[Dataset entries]
--------------------------------------------------
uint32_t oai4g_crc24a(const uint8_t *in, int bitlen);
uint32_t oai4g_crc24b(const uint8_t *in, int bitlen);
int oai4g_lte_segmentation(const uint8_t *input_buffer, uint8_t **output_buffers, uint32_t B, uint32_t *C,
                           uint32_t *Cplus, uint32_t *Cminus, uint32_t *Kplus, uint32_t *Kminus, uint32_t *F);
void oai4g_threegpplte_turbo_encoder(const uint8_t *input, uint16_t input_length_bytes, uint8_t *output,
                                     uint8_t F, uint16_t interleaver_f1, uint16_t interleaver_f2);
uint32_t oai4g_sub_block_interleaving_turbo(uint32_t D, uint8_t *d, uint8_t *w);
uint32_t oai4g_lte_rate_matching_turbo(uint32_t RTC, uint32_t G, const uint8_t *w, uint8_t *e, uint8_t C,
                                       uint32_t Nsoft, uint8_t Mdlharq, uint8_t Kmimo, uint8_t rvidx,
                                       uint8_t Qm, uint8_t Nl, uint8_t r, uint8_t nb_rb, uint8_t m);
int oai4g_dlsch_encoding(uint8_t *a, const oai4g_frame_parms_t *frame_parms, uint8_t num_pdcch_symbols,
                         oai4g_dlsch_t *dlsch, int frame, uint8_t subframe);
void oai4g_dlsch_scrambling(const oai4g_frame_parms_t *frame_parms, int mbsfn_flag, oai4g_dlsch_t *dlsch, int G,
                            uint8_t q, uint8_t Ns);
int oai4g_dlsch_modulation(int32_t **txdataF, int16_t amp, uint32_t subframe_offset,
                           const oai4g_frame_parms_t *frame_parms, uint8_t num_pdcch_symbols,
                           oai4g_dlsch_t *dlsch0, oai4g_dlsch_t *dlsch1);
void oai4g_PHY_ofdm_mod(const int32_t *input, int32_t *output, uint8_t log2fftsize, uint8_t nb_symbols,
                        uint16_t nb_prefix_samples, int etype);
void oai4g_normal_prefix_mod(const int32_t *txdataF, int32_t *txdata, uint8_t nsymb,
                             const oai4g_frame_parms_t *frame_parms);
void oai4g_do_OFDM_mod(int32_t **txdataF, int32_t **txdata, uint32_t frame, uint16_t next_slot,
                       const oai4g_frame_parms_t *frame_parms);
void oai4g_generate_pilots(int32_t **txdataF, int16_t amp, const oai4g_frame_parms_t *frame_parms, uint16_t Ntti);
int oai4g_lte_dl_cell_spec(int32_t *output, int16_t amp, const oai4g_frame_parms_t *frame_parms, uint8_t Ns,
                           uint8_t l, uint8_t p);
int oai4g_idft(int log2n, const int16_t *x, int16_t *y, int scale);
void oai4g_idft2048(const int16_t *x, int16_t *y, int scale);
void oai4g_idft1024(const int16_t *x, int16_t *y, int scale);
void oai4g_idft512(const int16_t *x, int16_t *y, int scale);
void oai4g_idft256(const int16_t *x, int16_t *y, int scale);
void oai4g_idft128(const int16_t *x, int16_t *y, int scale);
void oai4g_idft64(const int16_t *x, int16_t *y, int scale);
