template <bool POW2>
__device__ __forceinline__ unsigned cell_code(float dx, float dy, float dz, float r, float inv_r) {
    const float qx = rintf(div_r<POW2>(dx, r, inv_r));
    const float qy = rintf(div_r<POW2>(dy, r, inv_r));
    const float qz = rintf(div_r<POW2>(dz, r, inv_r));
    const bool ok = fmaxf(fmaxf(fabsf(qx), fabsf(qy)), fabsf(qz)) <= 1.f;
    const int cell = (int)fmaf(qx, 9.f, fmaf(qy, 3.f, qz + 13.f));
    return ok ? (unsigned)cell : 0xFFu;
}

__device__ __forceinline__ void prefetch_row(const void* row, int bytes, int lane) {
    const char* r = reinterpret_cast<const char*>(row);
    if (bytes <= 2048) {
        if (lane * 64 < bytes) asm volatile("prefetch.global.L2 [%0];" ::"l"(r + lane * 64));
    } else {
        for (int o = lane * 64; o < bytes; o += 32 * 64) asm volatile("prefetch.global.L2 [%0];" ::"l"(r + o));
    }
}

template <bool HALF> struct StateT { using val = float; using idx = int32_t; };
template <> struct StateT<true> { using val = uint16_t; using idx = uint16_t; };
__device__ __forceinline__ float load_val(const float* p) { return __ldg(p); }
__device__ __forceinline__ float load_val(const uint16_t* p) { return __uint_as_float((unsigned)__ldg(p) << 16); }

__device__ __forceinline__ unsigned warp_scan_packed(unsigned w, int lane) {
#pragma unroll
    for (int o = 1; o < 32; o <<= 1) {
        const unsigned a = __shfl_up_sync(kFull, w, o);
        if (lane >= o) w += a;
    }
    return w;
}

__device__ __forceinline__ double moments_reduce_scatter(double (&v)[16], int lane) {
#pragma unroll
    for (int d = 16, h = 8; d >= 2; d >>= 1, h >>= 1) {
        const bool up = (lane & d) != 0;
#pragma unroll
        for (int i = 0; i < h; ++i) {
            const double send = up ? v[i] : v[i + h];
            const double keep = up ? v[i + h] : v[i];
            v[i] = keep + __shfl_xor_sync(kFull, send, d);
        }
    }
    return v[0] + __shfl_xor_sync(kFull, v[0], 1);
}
--------------------------------------------------
TASK DIRECTIONS
Find the word "kFull" in the entries. Copy each line that holds it.

SOLUTION TO THE EXERCISE
        const unsigned a = __shfl_up_sync(kFull, w, o);
            v[i] = keep + __shfl_xor_sync(kFull, send, d);
    return v[0] + __shfl_xor_sync(kFull, v[0], 1);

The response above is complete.